_Assignment:_ Find and copy each line of the data that includes "from".

Stored items:
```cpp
int vqk_gn_stats(int dtype, const void* x, int n, int64_t hw, int c, int groups, float eps,
                 double* acc, float* stats, void* stream);
int vqk_gn_apply(int dtype, const void* x, const float* stats, const float* w, const float* b, void* y,
                 int n, int64_t hw, int c, int groups, int silu, void* stream);
int vqk_gn_forward(int dtype, const void* x, const float* w, const float* b, void* y, float* stats, double* ws, int n,
                   int64_t hw, int c, int groups, float eps, int silu, void* stream);
int vqk_gn_forward_presummed(int dtype, const void* x, const float* w, const float* b, void* y, float* stats, double* ws,
                             int n, int64_t hw, int c, int groups, float eps, int silu, void* stream);
int vqk_gn_forward_presummed_parts(int dtype, const void* x, const float* w, const float* b, void* y, float* stats,
                                   const double* parts, int nblk, double* sums, int n, int64_t hw, int c, int groups, float eps,
                                   int silu, void* stream);
int vqk_gn_backward(int dtype, const void* x, const float* stats, const float* w, const float* b, const void* dy,
                    void* dx, float* dw, float* db, double* red, int n, int64_t hw, int c, int groups, int silu,
                    int accumulate, const void* add, void* stream);
int vqk_gn_backward_ws(int dtype, const void* x, const float* stats, const float* w, const float* b, const void* dy,
                       void* dx, float* dw, float* db, double* red, int64_t ws_doubles, int n, int h, int wd, int c, int groups,
                       int silu, int accumulate, const void* add, const void* add_pooled, float add_scale, void* stream);
int vqk_gn_cluster_timeouts(int* count);
int vqk_gn_backward_colsum(int dtype, const void* x, const float* stats, const float* w, const float* b, const void* dy,
                           void* dx, float* dw, float* db, double* red, int64_t ws_doubles, int n, int h, int wd, int c, int groups,
                           int silu, int accumulate, const void* add, float* dx_colsum, void* stream);
int vqk_gn_backward_pooled_add(int dtype, const void* x, const float* stats, const float* w, const float* b, const void* dy,
                               void* dx, float* dw, float* db, double* red, int n, int h, int wd, int c, int groups, int silu,
                               const void* add_pooled, float add_scale, void* stream);

int vqk_pool2x2(int dtype, const void* x, void* y, int n, int h, int w, int c, float scale, void* stream);
int vqk_unpool2x2(int dtype, const void* x, void* y, int n, int h, int w, int c, float scale, void* stream);
int vqk_preprocess(const float* images, void* x_pad, int dtype, float* target, int n, int h, int w, int cpad,
                   void* stream);
int vqk_augment_preprocess(const float* images, const float* box, const int32_t* flip, void* x_pad, int dtype, float* target,
                           int n, int h, int w, int cpad, void* stream);
int vqk_sse(int dtype, const void* recon, const float* target, int64_t n, float* loss, void* stream);
// ... 124 lines not shown
```

vqvae-vqgan-pytorch-lightning_amd/_native.py:

```python
from __future__ import annotations

import ctypes
import fcntl
import os
import subprocess
from ctypes import c_char_p, c_double, c_float, c_int, c_int32, c_int64, c_void_p, POINTER

_HERE = os.path.dirname(os.path.abspath(__file__))
_CSRC = os.path.join(_HERE, 'csrc')
_SO = os.environ.get('VQK_LIB') or os.path.join(_HERE, 'libvqk.so')
_lib = None

P = c_void_p
I, L, F = c_int, c_int64, c_float


class WgradItem(ctypes.Structure):
    _fields_ = [('x', c_void_p), ('dy', c_void_p), ('dw', c_void_p), ('dtype', c_int), ('n', c_int), ('h', c_int), ('w', c_int),
                ('cin', c_int), ('cout', c_int), ('ksize', c_int), ('ups', c_int), ('scale', c_float), ('reserved', c_int)]


_PROTOS = {
    'vqk_row_sqnorm_f32': [P, L, I, P, P],
    'vqk_vq_assign_f32': [P, P, P, P, L, I, I, I, P, P],
# ... 34 lines not shown
    'vqk_conv4x4_bgrad': [I, P, P, L, I, I, F, I, P, L, P],
    'vqk_bn_forward': [I, P, P, P, P, P, P, P, P, P, L, I, F, F, I, I, P, L, P],
    'vqk_bn_backward': [I, P, P, P, P, P, P, P, P, P, I, L, I, I, P, L, P],
    'vqk_rvq_forward_f32': [P, P, P, L, L, I, I, I, P, P, P, P, P, P],
    'vqk_rvq_decode_f32': [P, P, L, I, I, I, P, P, P],
    'vqk_rvq_backward_f32': [P, P, P, P, I, L, I, I, I, F, F, P, P, P, P, L, P],
    'vqk_l2norm_rows_f32': [P, L, I, P, P, P],
    'vqk_cos_prepare_f32': [P, I, I, P, L, P],
    'vqk_cos_forward_f32': [P, P, L, L, I, I, P, P, P, P, P, P],
    'vqk_cos_sse_f32': [P, P, L, I, P, P],
    'vqk_cos_decode_f32': [P, P, L, L, I, I, P, P, P],
    'vqk_cos_backward_f32': [P, P, P, P, I, L, I, I, F, F, P, P, P, P, L, P],
    'vqk_gvq_forward_f32': [P, P, P, L, I, I, I, P, P, P, P, P, P],
    'vqk_gvq_decode_f32': [P, P, L, I, I, I, P, P, P],
    'vqk_gvq_backward_f32': [P, P, P, P, I, L, I, I, I, F, F, P, P, P, P, L, P],
    'vqk_simvq_project_f32': [P, P, P, I, I, P, P],
    'vqk_simvq_hist_i32': [P, L, I, P, P],
    'vqk_simvq_backward_f32': [P, P, P, P, P, I, L, I, I, F, F, P, P, P, P, P, L, P],
    'vqk_kmeans_seed_step_f32': [P, L, I, I, I, P, P, P, P, P, L, P],
    'vqk_kmeans_update_f32': [P, P, I, I, P, P, P],
    'vqk_ema_stats_f32': [P, P, L, I, I, P, P, P],
    'vqk_ema_stats_fused_f32': [P, P, L, I, I, P, P, P],
    'vqk_ema_update_f32': [P, P, P, P, P, I, I, F, F, F, P],
    'vqk_conv2d_fprop': [I, P, P, P, P, P, I, I, I, I, I, I, I, I, I, I, P, P],
    'vqk_conv2d_fprop_pooled': [I, P, P, P, P, P, I, I, I, I, I, I, I, F, P, P],
    'vqk_conv2d_fprop_gnstats': [I, P, P, P, P, P, I, I, I, I, I, I, I, I, F, P, I, P, P],
    'vqk_conv2d_ups_phase': [I, P, P, P, P, I, I, I, I, I, I, P, I, P, P],
    'vqk_conv2d_pooled_dgrad_phase': [I, P, P, P, I, I, I, I, I, F, P, P],
    'vqk_conv2d_pooled_fprop_phase': [I, P, P, P, P, I, I, I, I, I, F, P, I, P, P],
    'vqk_conv2d_thin_in_gnstats': [I, P, P, P, P, I, I, I, I, P, I, P],
    'vqk_conv2d_s2_supported': [I, I, I, I, I, I, I],
    'vqk_conv2d_s2_fprop': [I, P, P, P, P, I, I, I, I, I, I, F, F, P, P],
    'vqk_conv2d_s2_dgrad': [I, P, P, P, P, I, I, I, I, I, F, P, P],
    'vqk_conv2d_general': [I, P, P, P, P, P, I, I, I, I, I, I, I, I, I, I, I, I, I, F, F, I, P, P],
    'vqk_conv2d_wgrad_general': [I, P, P, P, I, I, I, I, I, I, I, I, I, I, I, P, P],
    'vqk_conv2d_wgrad_general_scaled': [I, P, P, P, I, I, I, I, I, I, I, I, I, I, I, F, P, P],
    'vqk_conv_weight_layout': [I, I, I, I, I, I, I, I],
    'vqk_conv_pack_weights': [P, P, I, I, I, I, I, I, P],
    'vqk_conv_pack_multi': [P, I, I, P],
    'vqk_conv_set_variant': [I],
    'vqk_conv_fprop_plan': [I, I, I, I, I, I, I, I, I, I, I, I, P],
    'vqk_conv_set_block_caps': [I, I],
    'vqk_set_deterministic': [I, P, L],
    'vqk_set_scratch': [P, L],
    'vqk_set_tile_queue': [P, L],
    'vqk_ctx_create': [P],
    'vqk_ctx_destroy': [P],
    'vqk_ctx_make_current': [P],
    'vqk_ctx_set_scratch': [P, P, L],
    'vqk_ctx_set_tile_queue': [P, P, L],
    'vqk_ctx_set_deterministic': [P, I, P, L],
    'vqk_conv_pack_dgrad': [P, P, I, I, I, I, P],
    'vqk_conv2d_wgrad': [I, P, P, P, I, I, I, I, I, I, I, P, P],
    'vqk_conv3x3_wgrad_group': [P, I, P, P],
    'vqk_conv3x3_wgrad_group_plan': [P, I, P, P],
    'vqk_conv2d_wgrad_pooled_dy': [I, P, P, P, I, I, I, I, I, F, P, P],
    'vqk_conv2d_wgrad_ups_phase': [I, P, P, P, I, I, I, I, I, F, P, P],
    'vqk_split_pair_f32': [P, P, L, I, P],
    'vqk_conv2d_fprop_x3_gnstats': [P, P, P, P, P, I, I, I, I, I, I, P, I, P, P],
    'vqk_conv2d_wgrad_x3': [P, P, P, I, I, I, I, I, I, F, P, P],
    'vqk_conv2d_wgrad_x3_f32': [P, P, P, I, I, I, I, I, I, F, P],
    'vqk_conv2d_wgrad_pooled_dy_phase': [I, P, P, P, I, I, I, I, I, F, P, P],
    'vqk_conv2d_wgrad_edge': [I, P, P, P, P, L, I, I, I, I, I, P, P],
    'vqk_conv2d_wgrad_edge_true': [I, P, P, P, P, L, I, I, I, I, I, I, P, P],
    'vqk_conv2d_thin_out': [I, P, P, P, P, I, I, I, I, I, I, P, P],
    'vqk_colsum': [I, P, L, I, P, P],
    'vqk_colsum_lead': [I, P, L, I, I, F, P, P],
    'vqk_cast': [P, P, I, L, P],
    'vqk_gn_stats': [I, P, I, L, I, I, F, P, P, P],
    'vqk_gn_apply': [I, P, P, P, P, P, I, L, I, I, I, P],
    'vqk_gn_forward': [I, P, P, P, P, P, P, I, L, I, I, F, I, P],
    'vqk_gn_forward_presummed': [I, P, P, P, P, P, P, I, L, I, I, F, I, P],
    'vqk_gn_forward_presummed_parts': [I, P, P, P, P, P, P, I, P, I, L, I, I, F, I, P],
    'vqk_gn_backward': [I, P, P, P, P, P, P, P, P, P, I, L, I, I, I, I, P, P],
    'vqk_gn_backward_pooled_add': [I, P, P, P, P, P, P, P, P, P, I, I, I, I, I, I, P, F, P],
    'vqk_gn_backward_ws': [I, P, P, P, P, P, P, P, P, P, L, I, I, I, I, I, I, I, P, P, F, P],
    'vqk_gn_cluster_timeouts': [P],
    'vqk_gn_backward_colsum': [I, P, P, P, P, P, P, P, P, P, L, I, I, I, I, I, I, I, P, P, P],
    'vqk_pool2x2': [I, P, P, I, I, I, I, F, P],
    'vqk_unpool2x2': [I, P, P, I, I, I, I, F, P],
    'vqk_preprocess': [P, P, I, P, I, I, I, I, P],
    'vqk_augment_preprocess': [P, P, P, P, I, P, I, I, I, I, P],
    'vqk_sse': [I, P, P, L, P, P],
    'vqk_pair_stats': [P, P, L, P, P],
    'vqk_ssim_sum': [P, P, I, I, I, I, P, I, P, F, F, P, P],
    'vqk_mse_tanh_backward': [I, P, P, L, F, P, I, P, P],
    'vqk_tanh_backward': [I, P, P, P, L, P],
    'vqk_axpby': [I, P, P, P, F, F, L, P],
    'vqk_adamw': [P, P, P, P, L, P, P, I, F, F, F, F, I, F, P, P],
    'vqk_step_guard': [P, I, c_double, F, F, P, L, P, P, P],
    'vqk_adamw_guarded': [P, P, P, P, L, P, P, I, F, F, F, F, P, P, P],
    'vqk_act_backward': [I, P, P, P, L, I, F, P],
    'vqk_act_backward_colsum': [I, P, P, P, L, I, I, F, P, P],
    'vqk_act_backward_colsum_scaled': [I, P, P, P, L, I, I, F, F, P, P],
    'vqk_upfirdn2d_nhwc': [I, P, P, P, I, I, I, I, I, I, I, I, I, I, I, I, I, I, I, F, I, I, P],
    'vqk_upfirdn2d_act_backward': [I, P, P, P, P, I, I, I, I, I, I, I, I, I, F, I, I, I, P],
    'vqk_maxpool2x2': [I, P, P, P, I, I, I, I, I, P],
    'vqk_channel_affine': [I, P, P, P, P, L, I, P],
    'vqk_lpips_tap': [I, P, P, P, I, L, I, P, P, F, P, P],
    'vqk_mbstd': [I, P, P, P, P, I, L, I, I, I, I, P],
    'vqk_mbstd_double_backward': [I, P, P, P, P, P, I, L, I, I, I, P],
    'vqk_l1_sum': [I, P, P, L, P, P],
    'vqk_l1l2_backward': [I, P, P, L, F, F, P, P, I, P],
    'vqk_gan_loss': [P, P, I, I, I, P, P, P, P, P],
    'vqk_bias_act': [P, P, P, P, P, P, L, L, I, I, I, F, F, F, P],
    'vqk_upfirdn2d': [P, P, P, I, I, I, I, I, I, I, I, I, I, I, I, I, I, I, F, I, I, P],
# ... 97 lines not shown
```

vqvae-vqgan-pytorch-lightning_amd/csrc/api.cpp:

```cpp
#include <stdint.h>
#include <new>
#include "common.h"

extern "C" {

const char* vqk_status_str(int status) {
    switch (status) {
        case VQK_OK: return "ok";
        case VQK_ERR_SHAPE: return "unsupported or inconsistent shape";
        case VQK_ERR_DTYPE: return "unsupported dtype";
        case VQK_ERR_ALIGN: return "pointer is not 16-byte aligned";
        case VQK_ERR_LAUNCH: return "kernel launch failed";
        case VQK_ERR_ARG: return "bad argument";
        case VQK_ERR_WORKSPACE: return "workspace too small";
        default: return "unknown status";
    }
}

int vqk_version(void) { return 1; }
const char* vqk_arch(void) { return "gfx950"; }

}

struct vqk_ctx {
// ... 61 lines not shown
    d.on = on ? 1 : 0;
    d.ws = (on && ws) ? reinterpret_cast<float*>(ws) : nullptr;
    d.bytes = (on && ws) ? ws_bytes : 0;
    return VQK_OK;
}

extern "C" int vqk_set_tile_queue(void* ws, int64_t ws_bytes) { return vqk_ctx_set_tile_queue(nullptr, ws, ws_bytes); }
extern "C" int vqk_set_scratch(void* ws, int64_t ws_bytes) { return vqk_ctx_set_scratch(nullptr, ws, ws_bytes); }
extern "C" int vqk_set_deterministic(int on, void* ws, int64_t ws_bytes) { return vqk_ctx_set_deterministic(nullptr, on, ws, ws_bytes); }

#include <string.h>
#include <stdlib.h>
namespace vqkd {
static TuneSlot g_tune[] = {
    {"MX", 0, 0},
    {"MX_1X1", 0, 0},
    {"TW16", 0, 0},
    {"STREAM_BLOCKS", 0, 0},
    {"MX_MIN_TILES", 0, 0},
    {"FPROP_SPLITK", 0, 0},
    {"SK_BLOCKS", 0, 0},
    {"SK_MINSTEPS", 0, 0},
    {"SK_MAXMB", 0, 0},
    {"UPS_PHASE", 0, 0},
    {"WGRAD_BLOCKS", 0, 0},
    {"WGMX", 0, 0},
    {"WGRAD_GEN_BLOCKS", 0, 0},
    {"WGRAD_NO_PW16", 0, 0},
    {"WGRAD_NO_P16K", 0, 0},
    {"MX_HALF", 0, 0},
    {"MX_HALF_HW", 0, 0},
    {"UPFIRDN_TILE", 0, 0},
    {"GN_BLOCKS_REDUCE", 0, 0},
    {"GN_BLOCKS_APPLY", 0, 0},
    {"GN_NT_MB", 0, 0},
    {"GN_NO_SMALL", 0, 0},
    {"WGMX_COEF_E4", 0, 0},
    {"GN_CLUSTER_MAX_HW", 0, 0},
    {"COMM_CUS", 0, 0},
    {"MX_QUARTER", 0, 0},
    {"MX_S2", 0, 0},
    {"MX_S2_DGRAD_MIN", 0, 0},
    {"VQ_LDS", 0, 0},
    {"UPS_MERGE", 0, 0},
    {"TILE_QUEUE", 0, 0},
    {"X3_WL", 0, 0},
    {"X3_WGRAD_COEF_E4", 0, 0},
    {"X3_WGRAD_FOLD", 0, 0},
    {"X3_WGRAD_PHASE", 0, 0},
    {"X3_WGRAD_PHASE_CAP_PCT", 0, 0},
    {"X3_WGRAD_PHASE_COEF_E4", 0, 0},
    {"WGRAD_GROUP_LOAD_PCT", 0, 0},
    {"WGRAD_GROUP_MIN_PPS", 0, 0},
    {"MX_PHASE_U64", 0, 0}
};
static constexpr int kTune = (int)(sizeof(g_tune) / sizeof(g_tune[0]));
TuneSlot* tune_slot(const char* name) {
    for (int i = 0; i < kTune; ++i)
        if (strcmp(g_tune[i].name, name) == 0) return &g_tune[i];
    abort();
}
}

extern "C" int vqk_set_tuning(const char* name, int value) {
    if (!name) return VQK_ERR_ARG;
    for (int i = 0; i < vqkd::kTune; ++i)
        if (strcmp(vqkd::g_tune[i].name, name) == 0) {
            __atomic_store_n(&vqkd::g_tune[i].value, value, __ATOMIC_RELAXED);
            __atomic_store_n(&vqkd::g_tune[i].is_set, 1, __ATOMIC_RELEASE);
            return VQK_OK;
        }
    return VQK_ERR_ARG;
}

extern "C" int vqk_reset_tuning(void) {
    for (int i = 0; i < vqkd::kTune; ++i) __atomic_store_n(&vqkd::g_tune[i].is_set, 0, __ATOMIC_RELAXED);
    return VQK_OK;
}

extern "C" int vqk_tuning_count(void) { return vqkd::kTune; }

extern "C" const char* vqk_tuning_name(int i) { return (i >= 0 && i < vqkd::kTune) ? vqkd::g_tune[i].name : nullptr; }
```

vqvae-vqgan-pytorch-lightning_amd/ops.py:

```python
from __future__ import annotations

import ctypes
import os
import threading
import weakref

import numpy as _np
import torch

from . import _native

F32, BF16 = 0, 1
_CL = torch.channels_last
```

_Solution to the exercise:_
from __future__ import annotations
from ctypes import c_char_p, c_double, c_float, c_int, c_int32, c_int64, c_void_p, POINTER
from __future__ import annotations
from . import _native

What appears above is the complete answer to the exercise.